You would need a giant switch statement to extract the cut styles,

for ingredient in salad {
    let cutStyle: CutStyle?
    switch ingredient {
    case .lettuce(let cut):
        cutStyle = cut
    case .tomatoes(let cut):
        cutStyle = cut
    case .onions(let cut):
        cutStyle = cut
    case .cucumbers(let cut):
        cutStyle = cut
    case .dressing:
        cutStyle = nil
    }
    print(cutStyle)
}

I think you could have modelled your salad better. Here are two alternative designs that allows you to access the cut style more easily.

One way is to make a SaladIngredient struct that composes a cut style and an ingredient:

struct SaladIngredient {
    enum Ingredient {
        case lettuce
        case tomatoes
        case onions
        case cucumbers
        case dressing
    }

    enum CutStyle {
        case diced
        case chopped
        case minced
        case grated
    }

    let ingredient: Ingredient
    let cutStyle: CutStyle?
}
func shareSalad(my salad: [SaladIngredient]) {
    print("My salad contains:")
    for ingredient in salad {
        if let cutStyle = ingredient.cutStyle {
            print(cutStyle)
        }
    }
}

The disadvantage of this is that it's harder to enforce the rule that dressings don't have a cut style.

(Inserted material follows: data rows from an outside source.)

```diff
 
```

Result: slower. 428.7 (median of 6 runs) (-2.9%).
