template <int AMAX, bool CONT>
__global__ __launch_bounds__(kThreads, 4) void act_kernel(ActArgs a) {
  extern __shared__ __attribute__((aligned(16))) float lds_[];
  const int tid = threadIdx.x, lane = tid & 63, wave = tid >> 6;
  const int l31 = lane & 31, h = lane >> 5;
  load_weights_actor(lds_, a, tid);
  __syncthreads();
  const LdsLayout& L = a.L;
  const int64_t ntiles = (a.n + 31) / 32;
  for (int64_t tile = (int64_t)blockIdx.x * kWaves + wave; tile < ntiles;
       tile += (int64_t)gridDim.x * kWaves) {
    float* lds = opaque_base(lds_);
    const int64_t i = tile * 32 + l31;
    const bool valid = i < a.n;
    const int64_t ic = valid ? i : 0;
    f32x16 x[2], y[2];
    x[0] = load_x0_obs(a.obs + ic * a.D, a.D, a.nq1, valid, h, a.q4);
    dense1_tanh(y, lds + L.W1, L.S1, lds + L.b1, x[0], a.nq1, l31, h);
    dense_tanh(x, lds + L.W2, lds + L.b2, y, l31, h);
    dense_tanh(y, lds + L.Wa, lds + L.ba, x, l31, h);
    float out[AMAX];
    heads<AMAX>(out, lds + L.Wo, lds + L.bo, a.A, y, h);
    if (!valid || h != 0) continue;
    if (a.heads) {
#pragma unroll
      for (int k = 0; k < AMAX; ++k)
        if (k < a.A) a.heads[i * a.A + k] = out[k];
    }
    if (!a.actions) continue;
    if (CONT) {
      draw_gaussian<AMAX>(a, out, lds + L.ls, i, (float*)a.actions + i * a.A);
    } else {
      ((int32_t*)a.actions)[i] = draw_categorical<AMAX>(a, out, i);
    }
  }
}

KArgs base_args(const MlpShape& sh, const ParamOffsets& po, const float* params) {
  KArgs k{};
  k.L = make_layout(sh);
  k.po = po;
  k.params = params;
  k.D = sh.D;
  k.D8 = sh.D8;
  k.nq1 = sh.D8 / 8;
  k.A = sh.A;
  k.R = sh.R;
  return k;
}

#define DPPO_DISPATCH(KERNEL, SH, GRID, LDSB, STREAM, ARGS)                                    \
  do {                                                                                       \
    const int A_ = (SH).A;                                                                   \
    const bool C_ = (SH).continuous != 0;                                                    \
    if (A_ <= 2) {                                                                           \
      if (C_) DPPO_LAUNCH((KERNEL<2, true>), GRID, dim3(kThreads), LDSB, STREAM, ARGS); \
      else DPPO_LAUNCH((KERNEL<2, false>), GRID, dim3(kThreads), LDSB, STREAM, ARGS);   \
    } else if (A_ <= 4) {                                                                    \
      if (C_) DPPO_LAUNCH((KERNEL<4, true>), GRID, dim3(kThreads), LDSB, STREAM, ARGS); \
      else DPPO_LAUNCH((KERNEL<4, false>), GRID, dim3(kThreads), LDSB, STREAM, ARGS);   \
    } else if (A_ <= 8) {                                                                    \
      if (C_) DPPO_LAUNCH((KERNEL<8, true>), GRID, dim3(kThreads), LDSB, STREAM, ARGS); \
      else DPPO_LAUNCH((KERNEL<8, false>), GRID, dim3(kThreads), LDSB, STREAM, ARGS);   \
    } else {                                                                                 \
      if (C_) DPPO_LAUNCH((KERNEL<16, true>), GRID, dim3(kThreads), LDSB, STREAM, ARGS); \
      else DPPO_LAUNCH((KERNEL<16, false>), GRID, dim3(kThreads), LDSB, STREAM, ARGS);  \
    }                                                                                        \
  } while (0)

void raise_lds_limits() {
  static const bool done = [] {
#define DPPO_SET(A, C) raise_dyn_lds((const void*)eval_kernel<A, C>);
    DPPO_SET(2, false) DPPO_SET(2, true) DPPO_SET(4, false) DPPO_SET(4, true)
    DPPO_SET(8, false) DPPO_SET(8, true) DPPO_SET(16, false) DPPO_SET(16, true)
#undef DPPO_SET
#define DPPO_SET(A, C) raise_dyn_lds((const void*)act_kernel<A, C>);
    DPPO_SET(2, false) DPPO_SET(2, true) DPPO_SET(4, false) DPPO_SET(4, true)
    DPPO_SET(8, false) DPPO_SET(8, true) DPPO_SET(16, false) DPPO_SET(16, true)
#undef DPPO_SET
    return true;
  }();
  (void)done;
}

int cu_count() {
  static int cus = 0;
  if (cus == 0) {
    int dev = 0;
    if (hipGetDevice(&dev) != hipSuccess ||
        hipDeviceGetAttribute(&cus, hipDeviceAttributeMultiprocessorCount, dev) != hipSuccess ||
        cus <= 0)
      cus = 256;
  }
  return cus;
}

}
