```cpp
static int mise_subdivide(int K, int res0, int depth, double threshold, const float *values,
                          unsigned char *pstate, unsigned char *vstate, const int *evaluated, void *stream,
                          const unsigned char *dirty_cur = nullptr, unsigned char *dirty_next = nullptr) {
  if (K <= 0 || depth <= 0) return 0;
  const int R1 = (res0 << depth) + 1;
  const size_t n_per = cube((size_t)R1);
  const size_t v_per = rfd_mise_vstate_elems(res0, depth);
  const size_t d_per = dirty_offset(res0, depth);
  for (int l = depth - 1; l >= 0; --l) {
    const size_t nvox = cube((size_t)res0 << l);
    const int sl = 1 << (depth - l), nl = res0 << l;
    if (sl <= 4) {
      const unsigned tiles = (unsigned)(ceil_div(nl, SUB_TK) * ceil_div(nl, SUB_TJ) * nl);
      const size_t lds = (size_t)(sl + 1) * (SUB_TJ * sl + 1) * (SUB_TK * sl + 1);
      hipLaunchKernelGGL(mise_subdivide_lds_kernel, dim3(tiles, K), dim3(SUB_TJ * SUB_TK), lds,
                         (hipStream_t)stream, R1, res0, depth, l, threshold, n_per, v_per,
                         n_per * (size_t)K, values, pstate, vstate, evaluated, d_per, dirty_cur, dirty_next);
      RFD_CHECK_LAUNCH();
      continue;
    }
    hipLaunchKernelGGL(mise_subdivide_kernel, dim3((unsigned)((nvox + 255) / 256), K), dim3(256), 0,
                       (hipStream_t)stream, R1, res0, depth, l, threshold, n_per, v_per, values,
                       pstate, vstate, evaluated, d_per, dirty_next);
    RFD_CHECK_LAUNCH();
  }
  return 0;
}

RFD_API int rfd_mise_subdivide(int K, int res0, int depth, double threshold,
                               const float *values, unsigned char *pstate,
                               unsigned char *vstate, void *stream) {
  return mise_subdivide(K, res0, depth, threshold, values, pstate, vstate, nullptr, stream);
}

RFD_API int rfd_mise_subdivide_active(int K, int res0, int depth, double threshold,
                                      const float *values, unsigned char *pstate,
                                      unsigned char *vstate, const int *evaluated, void *stream) {
  return mise_subdivide(K, res0, depth, threshold, values, pstate, vstate, evaluated, stream);
}

RFD_API size_t rfd_mise_dirty_elems(int res0, int depth) { return dirty_offset(res0, depth); }

RFD_API int rfd_mise_subdivide_dirty(int K, int res0, int depth, double threshold, const float *values,
                                     unsigned char *pstate, unsigned char *vstate, const int *evaluated,
                                     long long n_slots, const int *lin, const int *tile_prop, unsigned char *dirty_cur,
                                     unsigned char *dirty_next, int use_dirty, void *stream) {
  if (K <= 0 || depth <= 0) return 0;
  if (!dirty_cur || !dirty_next || (use_dirty && (!lin || !tile_prop || n_slots < 0))) {
    return rfd_invalid("rfd_mise_subdivide_dirty: dirty maps / query list");
  }
  const int R1 = (res0 << depth) + 1;
  const size_t d_per = dirty_offset(res0, depth);
  if (use_dirty && n_slots > 0) {
    hipLaunchKernelGGL(mise_mark_dirty_kernel, dim3((unsigned)((n_slots + 255) / 256)), dim3(256), 0, (hipStream_t)stream,
                       (size_t)n_slots, R1, res0, depth, lin, tile_prop, d_per, dirty_cur);
    RFD_CHECK_LAUNCH();
  }
  const int rc = mise_subdivide(K, res0, depth, threshold, values, pstate, vstate, evaluated, stream,
                                use_dirty ? dirty_cur : nullptr, dirty_next);
  if (rc) return rc;
  RFD_CHECK(hipMemsetAsync(dirty_cur, 0, (size_t)K * d_per, (hipStream_t)stream));
  return 0;
}

RFD_API int rfd_mise_to_dense(int K, int res0, int depth, float *values,
                              unsigned char *pstate, void *stream) {
  if (K <= 0) return 0;
  const int R1 = (res0 << depth) + 1;
  const size_t n_per = cube((size_t)R1);
  const size_t plane_lds = (size_t)R1 * R1 * 5;
  const bool fused = plane_lds <= 64 * 1024 && R1 <= 256;
  for (int axis = 0; axis < (fused ? 1 : 2); ++axis) {
    hipLaunchKernelGGL(mise_fill_kernel, dim3(ceil_div(R1 * R1, 256), K), dim3(256), 0,
                       (hipStream_t)stream, R1, axis, n_per, values, pstate);
    RFD_CHECK_LAUNCH();
  }
  if (fused)
    hipLaunchKernelGGL(mise_fill_yz_kernel, dim3(R1, K), dim3(256), plane_lds, (hipStream_t)stream,
                       R1, n_per, values, pstate);
  else
    hipLaunchKernelGGL(mise_fill_z_kernel, dim3(ceil_div(R1 * R1, 4), K), dim3(256), 0,
                       (hipStream_t)stream, R1, n_per, values, pstate);
  RFD_CHECK_LAUNCH();
  return 0;
}
```

rfdnet_amd/iscnet/generator.py:

```python
import os

import numpy as np
import torch

from .. import _lib, mesh_batch, ragged
from .occ_decoder import GROUP, MODE_F16X3, TILE, logit_threshold, run_with_range_fallback


class Mesh(object):

    def __init__(self, vertices, faces, vertex_normals=None):
        self.vertices = vertices
        self.faces = faces
        self.vertex_normals = vertex_normals


def draw_dirichlet(face_counts, steps):
    total = int(sum(face_counts))
    out = np.empty((steps, total, 3), dtype=np.float32)
    at = 0
    for n in face_counts:
        for it in range(steps):
            if n:
                out[it, at:at + n] = np.random.dirichlet((0.5, 0.5, 0.5), size=n)
# ... 62 lines not shown
        return self.extract_meshes(grids, fold=fold[0] if self._needs_fold() else None)

    def generate_from_latent(self, z, c=None, device='cuda', **kwargs):
        fold = []
        grids = self._grids(z, c, fold_out=fold)
        return self.extract_meshes(grids, fold=fold[0] if self._needs_fold() else None)[0]

    def eval_points(self, p, z, c=None, device='cuda', **kwargs):
        with torch.no_grad():
            return self.model.decode(p.unsqueeze(0).to(c.device), z, c, **kwargs).logits.squeeze(0)

    def logit_threshold(self):
        return logit_threshold(self.threshold)

    def generate_grids(self, object_features, cls_codes=None, fold_out=None):
        self.model.eval()
        if getattr(self.model, 'use_cls_for_completion', False):
            object_features = torch.cat([object_features, cls_codes], dim=-1)
        K = object_features.size(0)
        z = self.model.get_z_from_prior((K,), sample=self.sample, device=object_features.device)
        return self._grids(z, object_features, fold_out=fold_out)

    @torch.no_grad()
    def _grids(self, z, c, fold_out=None):
        dec = self.model.decoder
        dev = c.device
        K = c.size(0)
        box_size = 1 + self.padding
        table, fc_p_w = dec.fold(z.float(), c.float())
        if fold_out is not None:
            fold_out.append((table, fc_p_w))
        if self.upsampling_steps == 0:
            nx = self.resolution0
            total = nx ** 3
            tiles_per = int(ragged.blocks(total, TILE))
            pts = torch.empty(tiles_per * TILE, 3, dtype=torch.float32, device=dev)
            _lib.call("rfd_make_grid_points", dev, nx, -0.5, 0.5, float(box_size), pts.data_ptr(),
                      tiles_per * TILE)
            tile_prop, tile_src = ragged.uniform_maps(K, tiles_per, dev)
            logits = dec.decode_tiles(pts, tile_prop, table, fc_p_w, tile_src=tile_src)
            self.stats = {'n_queries': K * total, 'rounds': 1, 'per_round': [K * total]}
            return logits.view(K, tiles_per * TILE)[:, :total].reshape(K, nx, nx, nx)
        return self._grids_mise(dec, table, fc_p_w, K, dev, box_size)

    def _grids_mise(self, dec, table, fc_p_w, K, dev, box_size):
        res0, depth = self.resolution0, self.upsampling_steps
        R1 = (res0 << depth) + 1
        n_per = R1 ** 3
        lib = _lib.lib()
        v_per = lib.rfd_mise_vstate_elems(res0, depth)
        values = torch.empty(K, n_per, dtype=torch.float32, device=dev)
        pstate = torch.empty(K, n_per, dtype=torch.uint8, device=dev)
        vstate = torch.empty(K, v_per, dtype=torch.uint8, device=dev)
        counts = torch.empty(K, dtype=torch.int32, device=dev)
        dirty = torch.zeros(2, K, lib.rfd_mise_dirty_elems(res0, depth), dtype=torch.uint8, device=dev)
        _lib.call("rfd_mise_init", dev, K, res0, depth, pstate.data_ptr(), vstate.data_ptr())
        thr = self.logit_threshold()
        n_queries, rounds = 0, 0
        per_round = []
        while True:
            shared = rounds == 0 and self._round0(res0, depth, box_size, K, dev)
            if shared:
                pts, lin, tile_prop, tile_src, total = shared
                n_tiles = tile_prop.numel()
            else:
                _lib.call("rfd_mise_count", dev, K, res0, depth, pstate.data_ptr(), counts.data_ptr())
                cnt = counts.cpu().numpy().astype(np.int64)
                total = int(cnt.sum())
                if total == 0:
                    break
                tiles = ragged.padded_tiles(cnt, TILE)
                n_tiles = int(tiles.prefix[-1])
                tile_prop = ragged.to_int32(tiles.owner, dev)
                tile_src = None
                offsets = ragged.to_int32(tiles.slot[:-1], dev)
                cursors = torch.zeros(K, dtype=torch.int32, device=dev)
                pts = torch.zeros(n_tiles * TILE, 3, dtype=torch.float32, device=dev)
                lin = torch.full((n_tiles * TILE,), -1, dtype=torch.int32, device=dev)
                _lib.call("rfd_mise_collect", dev, K, res0, depth, pstate.data_ptr(), offsets.data_ptr(),
                          cursors.data_ptr(), float(box_size), pts.data_ptr(), lin.data_ptr())
            if self.round_hook is not None:
                self.round_hook(rounds, depth)
            if dec.can_scatter():
                dec.decode_tiles(pts, tile_prop, table, fc_p_w, tile_src=tile_src, scatter=(lin, values, pstate))
            else:
                logits = dec.decode_tiles(pts, tile_prop, table, fc_p_w, tile_src=tile_src)
                _lib.call("rfd_mise_scatter", dev, n_tiles, res0, depth, tile_prop.data_ptr(),
                          _lib.ptr(tile_src), lin.data_ptr(), logits.data_ptr(), values.data_ptr(), pstate.data_ptr())
            sparse = (not shared) and total <= K * self.sparse_round_points
            _lib.call("rfd_mise_subdivide_dirty", dev, K, res0, depth, float(thr), values.data_ptr(),
                      pstate.data_ptr(), vstate.data_ptr(), None if shared else counts.data_ptr(),
                      int(lin.numel()) if sparse else 0, lin.data_ptr() if sparse else None,
                      tile_prop.data_ptr() if sparse else None, dirty[rounds & 1].data_ptr(),
                      dirty[(rounds + 1) & 1].data_ptr(), int(sparse))
            n_queries += total
            per_round.append(total)
            rounds += 1
        _lib.call("rfd_mise_to_dense", dev, K, res0, depth, values.data_ptr(), pstate.data_ptr())
        self.stats = {'n_queries': n_queries, 'rounds': rounds, 'per_round': per_round}
        return values.view(K, R1, R1, R1)

    def _round0(self, res0, depth, box_size, K, dev):
        def build():
            R1 = (res0 << depth) + 1
            ps = torch.empty(1, R1 ** 3, dtype=torch.uint8, device=dev)
            vs = torch.empty(1, _lib.lib().rfd_mise_vstate_elems(res0, depth), dtype=torch.uint8, device=dev)
            cnt = torch.empty(1, dtype=torch.int32, device=dev)
            _lib.call("rfd_mise_init", dev, 1, res0, depth, ps.data_ptr(), vs.data_ptr())
            _lib.call("rfd_mise_count", dev, 1, res0, depth, ps.data_ptr(), cnt.data_ptr())
            n = int(cnt.item())
            tiles_per = int(ragged.blocks(n, TILE))
            pts = torch.zeros(tiles_per * TILE, 3, dtype=torch.float32, device=dev)
            lin = torch.full((tiles_per * TILE,), -1, dtype=torch.int32, device=dev)
            offsets = torch.zeros(1, dtype=torch.int32, device=dev)
            cursors = torch.zeros(1, dtype=torch.int32, device=dev)
            _lib.call("rfd_mise_collect", dev, 1, res0, depth, ps.data_ptr(), offsets.data_ptr(),
                      cursors.data_ptr(), float(box_size), pts.data_ptr(), lin.data_ptr())
            return (pts, lin) + ragged.uniform_maps(K, tiles_per, dev) + (K * n,)
        return self._round0_cache.get((res0, depth, float(box_size), K, str(dev)), build, dev)

    def extract_meshes(self, grids, fold=None):
        from .mcubes import marching_cubes_batch
        thr = self.logit_threshold()
        n = grids.shape[1]
        box_size = 1 + self.padding
        a = box_size / (n - 1)
        v, f, vend, tend = marching_cubes_batch(grids, thr, pad_value=-1e6, return_flat=True,
                                                affine=(a, -1.5 * a - 0.5 * box_size))
        if self.decimate_cells:
            from .decimate import decimate_meshes
            K = len(vend) - 1
            v, f, vend, tend = decimate_meshes(v, f, vend, tend, self.decimate_cells, lo=np.full((K, 3), -box_size / 2),
                                               h=np.full(K, box_size / self.decimate_cells))
        if self.simplify_faces:
            from .simplify import simplify_meshes
            v, f, vend, tend, _ = simplify_meshes(v, f, vend, tend, self.simplify_faces)
        self.last_normals = None
        refine = self.refinement_step > 0
        if refine and fold is None:
            raise ValueError("refinement needs fold = (table, fc_p_w) of the meshes' codes (DecoderCBatchNorm.fold)")
        nrm = None
        if fold is not None and (self.with_normals or not refine):
            nrm = self.last_normals = self.model.decoder.normals(v if v.dtype == torch.float64 else v.double(), vend,
                                                                 fold[0], fold[1])
        if refine:
            v = self.refine_meshes(v, f, vend, tend, fold, self.refinement_step)
        self.last_buffers = (v, f, vend, tend)
# ... 104 lines not shown
```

Alternatively, collapse all those enum cases with a cut style into one case:

enum SaladIngredient {
    enum Ingredient {
        case lettuce
        case tomatoes
        case onions
        case cucumbers
    }
    enum CutStyle {
        case diced
        case chopped
        case minced
        case grated
    }
    case cuttable(Ingredient, cutStyle: CutStyle)
    case dressing
}
func shareSalad(my salad: [SaladIngredient]) {
    print("My salad contains:")
    for ingredient in salad {
        if case .cuttable(_, cutStyle: let cutStyle) = ingredient {
            print(cutStyle)
        }
    }
}

The disadvantage of this is that you are making .dressing a totally different "type" of thing from lettuce, tomatoes and others.